@@ -1176,7 +1186,8 @@
         return (FUSE_CAT and SKIP_GATE_FUSED and not isinstance(self.resample, UpSample)
                 and isinstance(self.conv_1x1, Conv2d) and self.cat_factor is not None)
 
-    def forward(self, input: Tensor, embedding: Tensor, skip: Tensor | None = None, _lin=None, _dest=None, _gate=None) -> Tensor:
+    def forward(self, input: Tensor, embedding: Tensor, skip: Tensor | None = None, _lin=None, _dest=None, _gate=None,
+                _skip_tok=None) -> Tensor:
         x, conv = _as_nhwc(input)
         s_pre = None
         if skip is not None and FUSE_CAT and SKIP_GATE_FUSED and not isinstance(self.resample, UpSample) \
@@ -1184,7 +1195,7 @@
             assert self.cat_factor is not None
             sk, _ = _as_nhwc(skip)
             out = self._res(x, None if _lin is not None else _emb32(embedding, x.shape[0]), _lin, skip=sk, dest=_dest,
-                            gate=_gate)
+                            gate=_gate, skip_tok=_skip_tok)
             return ops.nhwc_bf16_to_nchw(out).to(input.dtype) if conv else _tag(out)
         if skip is not None:
             assert self.cat_factor is not None
@@ -1651,19 +1662,24 @@
 
         x = _ConvInFn.apply(noisy, sig, self.conv_in.weight, self)
         skips = []
+        toks = []
+        want_tok = SG_LAZY and torch.is_grad_enabled()
         dec = list(zip(self.decoder_blocks, self.skip_connections))
         enc = list(self.encoder_blocks)
         for k, block in enumerate(enc):
             dest = None
             if k + 1 == len(enc) and dec and not dec[0][1]:
                 dest = self._silu_dest(block, dec[0][0], x, 1, down=isinstance(block.resample, DownSample))
-            x, x_in = block(_tag(x), None, _lin=lins[block], _alias=True, _dest=dest)
+            toks.append(_SkipGrad() if want_tok else None)
+            x, x_in = block(_tag(x), None, _lin=lins[block], _alias=True, _dest=dest, _skip_tok=toks[-1])
             skips.append(x_in)
         skips.append(x)
+        toks.append(None)
         dests = _decoder_dests_impl(dec, skips, x) if FUSE_CAT and SKIP_GATE_FUSED else {}
         gates = self._decoder_gates(dec, skips, dests) if SG_MULTI else {}
         for i, (block, has_skip) in enumerate(dec):
             skip = skips.pop() if has_skip else None
+            tok = toks.pop() if has_skip else None
             dest = dests.get(i)
             if dest is not None:
                 pass
@@ -1673,17 +1689,68 @@
             cat_pre = getattr(x, "_edm_cat", None)
             if cat_pre is not None:
                 xin._edm_cat = cat_pre
-            x = block(xin, None, _tag(skip) if has_skip else None, _lin=lins[block], _dest=dest, _gate=gates.get(block))
+            x = block(xin, None, _tag(skip) if has_skip else None, _lin=lins[block], _dest=dest, _gate=gates.get(block),
+                      _skip_tok=tok)
         D = _ConvOutFn.apply(x, self.conv_out.weight, self.gain_out, noisy, sig, self)
         if self.training:
             rng.step += 1
         return D.to(noisy_image.dtype)
 
 
+class _SkipGrad:
+    QUEUED, LAZY, FILLED = 1, 2, 3
+    __slots__ = ("lazy_ok", "state", "ph", "gcs", "gate", "gmean", "sgb")
+
+    def __init__(self):
+        self.lazy_ok = False
+        self.clear()
+
+    def clear(self):
+        self.state = self.ph = self.gcs = self.gate = self.gmean = self.sgb = None
+
+
+def _take_skip_grad(tok, g_alias, can_lazy):
+    if tok is None or tok.state is None:
+        return None
+    mine = g_alias is not None and g_alias.data_ptr() == tok.ph.data_ptr() and g_alias.shape == tok.ph.shape
+    if mine and tok.state == _SkipGrad.QUEUED:
+        tok.sgb.flush()
+    state, ph, lazy = tok.state, tok.ph, (tok.gcs, tok.gate, tok.gmean)
+    if state != _SkipGrad.LAZY:
+        if mine:
+            tok.clear()
+        return None
+    tok.clear()
+    if not mine:
+        raise RuntimeError("tinyedm_amd: the gradient of a U-Net skip reached its encoder block as another tensor than the one "
+                           "the decoder block handed out, whose values were left to this block to form (a second consumer of "
+                           "the skip, or a hook that replaced the gradient before the decoder's backward ran): set EDM_SG_LAZY=0")
+    if not can_lazy:
+        ops.skip_half_bwd_multi([(*lazy, ph)])
+        return None
+    return lazy
+
+
+def _skip_observed(skip) -> bool:
+    return bool(getattr(skip, "_backward_hooks", None)) or bool(getattr(skip, "retains_grad", False))
+
+
 class _SgbPass:
 
     def __init__(self, expected: int):
         self.expected, self.arrived, self.pending = expected, 0, []
+
+    def queue(self, item, tok):
+        sl = item[7]
+        if any(it[7] is sl for it, _ in self.pending):
+            for _, t in self.pending:
+                if t is not None:
+                    t.clear()
+            self.pending, self.arrived = [], 0
+        if tok is not None:
+            tok.clear()
+            tok.state, tok.ph, tok.sgb = _SkipGrad.QUEUED, item[6], self
+        self.pending.append((item, tok))
 
     def flush(self):
         items, self.pending = self.pending, []
@@ -1692,16 +1759,22 @@
             return
         by_c = {}
         for it in items:
-            by_c.setdefault(it[1].shape[-1], []).append(it)
+            by_c.setdefault(it[0][1].shape[-1], []).append(it)
         halves = []
         for group in by_c.values():
             for k0 in range(0, len(group), 32):
                 part = group[k0:k0 + 32]
-                res = ops.skip_gate_bwd_multi([(gcs, 0, skip, w1h, w2h, gate, z1) + ((gskip,) if SG_HALVES else ())
-                                               for gcs, skip, w1h, w2h, gate, z1, gskip, _, _ in part])
-                for (gcs, skip, w1h, w2h, gate, z1, gskip, sl, mean), (gmean, ws) in zip(part, res):
-                    if not SG_HALVES:
-                        halves.append((gcs, gate, gmean, gskip))
+                lazy = [SG_LAZY and tok is not None and tok.lazy_ok and not _skip_observed(it[1]) for it, tok in part]
+                res = ops.skip_gate_bwd_multi([(gcs, 0, skip, w1h, w2h, gate, z1) + ((gskip,) if SG_HALVES and not lz else ())
+                                               for ((gcs, skip, w1h, w2h, gate, z1, gskip, _, _), _), lz in zip(part, lazy)])
+                for ((gcs, skip, w1h, w2h, gate, z1, gskip, sl, mean), tok), lz, (gmean, ws) in zip(part, lazy, res):
+                    if lz:
+                        tok.state, tok.gcs, tok.gate, tok.gmean = _SkipGrad.LAZY, gcs, gate, gmean
+                    else:
+                        if tok is not None:
+                            tok.state = _SkipGrad.FILLED
+                        if not SG_HALVES:
+                            halves.append((gcs, gate, gmean, gskip))
                     _sg_pending.setdefault(sl.layer1.weight.device.index, []).append((sl, ws, mean, w1h.shape[0]))
         for k0 in range(0, len(halves), 32):
             ops.skip_half_bwd_multi(halves[k0:k0 + 32])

^^^^

* Work required:
Set down the records above once more, exactly as given.

* Exercise solution:
@@ -1176,7 +1186,8 @@
         return (FUSE_CAT and SKIP_GATE_FUSED and not isinstance(self.resample, UpSample)
                 and isinstance(self.conv_1x1, Conv2d) and self.cat_factor is not None)
 
-    def forward(self, input: Tensor, embedding: Tensor, skip: Tensor | None = None, _lin=None, _dest=None, _gate=None) -> Tensor:
+    def forward(self, input: Tensor, embedding: Tensor, skip: Tensor | None = None, _lin=None, _dest=None, _gate=None,
+                _skip_tok=None) -> Tensor:
         x, conv = _as_nhwc(input)
         s_pre = None
         if skip is not None and FUSE_CAT and SKIP_GATE_FUSED and not isinstance(self.resample, UpSample) \
@@ -1184,7 +1195,7 @@
             assert self.cat_factor is not None
             sk, _ = _as_nhwc(skip)
             out = self._res(x, None if _lin is not None else _emb32(embedding, x.shape[0]), _lin, skip=sk, dest=_dest,
-                            gate=_gate)
+                            gate=_gate, skip_tok=_skip_tok)
             return ops.nhwc_bf16_to_nchw(out).to(input.dtype) if conv else _tag(out)
         if skip is not None:
             assert self.cat_factor is not None
@@ -1651,19 +1662,24 @@
 
         x = _ConvInFn.apply(noisy, sig, self.conv_in.weight, self)
         skips = []
+        toks = []
+        want_tok = SG_LAZY and torch.is_grad_enabled()
         dec = list(zip(self.decoder_blocks, self.skip_connections))
         enc = list(self.encoder_blocks)
         for k, block in enumerate(enc):
             dest = None
             if k + 1 == len(enc) and dec and not dec[0][1]:
                 dest = self._silu_dest(block, dec[0][0], x, 1, down=isinstance(block.resample, DownSample))
-            x, x_in = block(_tag(x), None, _lin=lins[block], _alias=True, _dest=dest)
+            toks.append(_SkipGrad() if want_tok else None)
+            x, x_in = block(_tag(x), None, _lin=lins[block], _alias=True, _dest=dest, _skip_tok=toks[-1])
             skips.append(x_in)
         skips.append(x)
+        toks.append(None)
         dests = _decoder_dests_impl(dec, skips, x) if FUSE_CAT and SKIP_GATE_FUSED else {}
         gates = self._decoder_gates(dec, skips, dests) if SG_MULTI else {}
         for i, (block, has_skip) in enumerate(dec):
             skip = skips.pop() if has_skip else None
+            tok = toks.pop() if has_skip else None
             dest = dests.get(i)
             if dest is not None:
                 pass
@@ -1673,17 +1689,68 @@
             cat_pre = getattr(x, "_edm_cat", None)
             if cat_pre is not None:
                 xin._edm_cat = cat_pre
-            x = block(xin, None, _tag(skip) if has_skip else None, _lin=lins[block], _dest=dest, _gate=gates.get(block))
+            x = block(xin, None, _tag(skip) if has_skip else None, _lin=lins[block], _dest=dest, _gate=gates.get(block),
+                      _skip_tok=tok)
         D = _ConvOutFn.apply(x, self.conv_out.weight, self.gain_out, noisy, sig, self)
         if self.training:
             rng.step += 1
         return D.to(noisy_image.dtype)
 
 
+class _SkipGrad:
+    QUEUED, LAZY, FILLED = 1, 2, 3
+    __slots__ = ("lazy_ok", "state", "ph", "gcs", "gate", "gmean", "sgb")
+
+    def __init__(self):
+        self.lazy_ok = False
+        self.clear()
+
+    def clear(self):
+        self.state = self.ph = self.gcs = self.gate = self.gmean = self.sgb = None
+
+
+def _take_skip_grad(tok, g_alias, can_lazy):
+    if tok is None or tok.state is None:
+        return None
+    mine = g_alias is not None and g_alias.data_ptr() == tok.ph.data_ptr() and g_alias.shape == tok.ph.shape
+    if mine and tok.state == _SkipGrad.QUEUED:
+        tok.sgb.flush()
+    state, ph, lazy = tok.state, tok.ph, (tok.gcs, tok.gate, tok.gmean)
+    if state != _SkipGrad.LAZY:
+        if mine:
+            tok.clear()
+        return None
+    tok.clear()
+    if not mine:
+        raise RuntimeError("tinyedm_amd: the gradient of a U-Net skip reached its encoder block as another tensor than the one "
+                           "the decoder block handed out, whose values were left to this block to form (a second consumer of "
+                           "the skip, or a hook that replaced the gradient before the decoder's backward ran): set EDM_SG_LAZY=0")
+    if not can_lazy:
+        ops.skip_half_bwd_multi([(*lazy, ph)])
+        return None
+    return lazy
+
+
+def _skip_observed(skip) -> bool:
+    return bool(getattr(skip, "_backward_hooks", None)) or bool(getattr(skip, "retains_grad", False))
+
+
 class _SgbPass:
 
     def __init__(self, expected: int):
         self.expected, self.arrived, self.pending = expected, 0, []
+
+    def queue(self, item, tok):
+        sl = item[7]
+        if any(it[7] is sl for it, _ in self.pending):
+            for _, t in self.pending:
+                if t is not None:
+                    t.clear()
+            self.pending, self.arrived = [], 0
+        if tok is not None:
+            tok.clear()
+            tok.state, tok.ph, tok.sgb = _SkipGrad.QUEUED, item[6], self
+        self.pending.append((item, tok))
 
     def flush(self):
         items, self.pending = self.pending, []
@@ -1692,16 +1759,22 @@
             return
         by_c = {}
         for it in items:
-            by_c.setdefault(it[1].shape[-1], []).append(it)
+            by_c.setdefault(it[0][1].shape[-1], []).append(it)
         halves = []
         for group in by_c.values():
             for k0 in range(0, len(group), 32):
                 part = group[k0:k0 + 32]
-                res = ops.skip_gate_bwd_multi([(gcs, 0, skip, w1h, w2h, gate, z1) + ((gskip,) if SG_HALVES else ())
-                                               for gcs, skip, w1h, w2h, gate, z1, gskip, _, _ in part])
-                for (gcs, skip, w1h, w2h, gate, z1, gskip, sl, mean), (gmean, ws) in zip(part, res):
-                    if not SG_HALVES:
-                        halves.append((gcs, gate, gmean, gskip))
+                lazy = [SG_LAZY and tok is not None and tok.lazy_ok and not _skip_observed(it[1]) for it, tok in part]
+                res = ops.skip_gate_bwd_multi([(gcs, 0, skip, w1h, w2h, gate, z1) + ((gskip,) if SG_HALVES and not lz else ())
+                                               for ((gcs, skip, w1h, w2h, gate, z1, gskip, _, _), _), lz in zip(part, lazy)])
+                for ((gcs, skip, w1h, w2h, gate, z1, gskip, sl, mean), tok), lz, (gmean, ws) in zip(part, lazy, res):
+                    if lz:
+                        tok.state, tok.gcs, tok.gate, tok.gmean = _SkipGrad.LAZY, gcs, gate, gmean
+                    else:
+                        if tok is not None:
+                            tok.state = _SkipGrad.FILLED
+                        if not SG_HALVES:
+                            halves.append((gcs, gate, gmean, gskip))
                     _sg_pending.setdefault(sl.layer1.weight.device.index, []).append((sl, ws, mean, w1h.shape[0]))
         for k0 in range(0, len(halves), 32):
             ops.skip_half_bwd_multi(halves[k0:k0 + 32])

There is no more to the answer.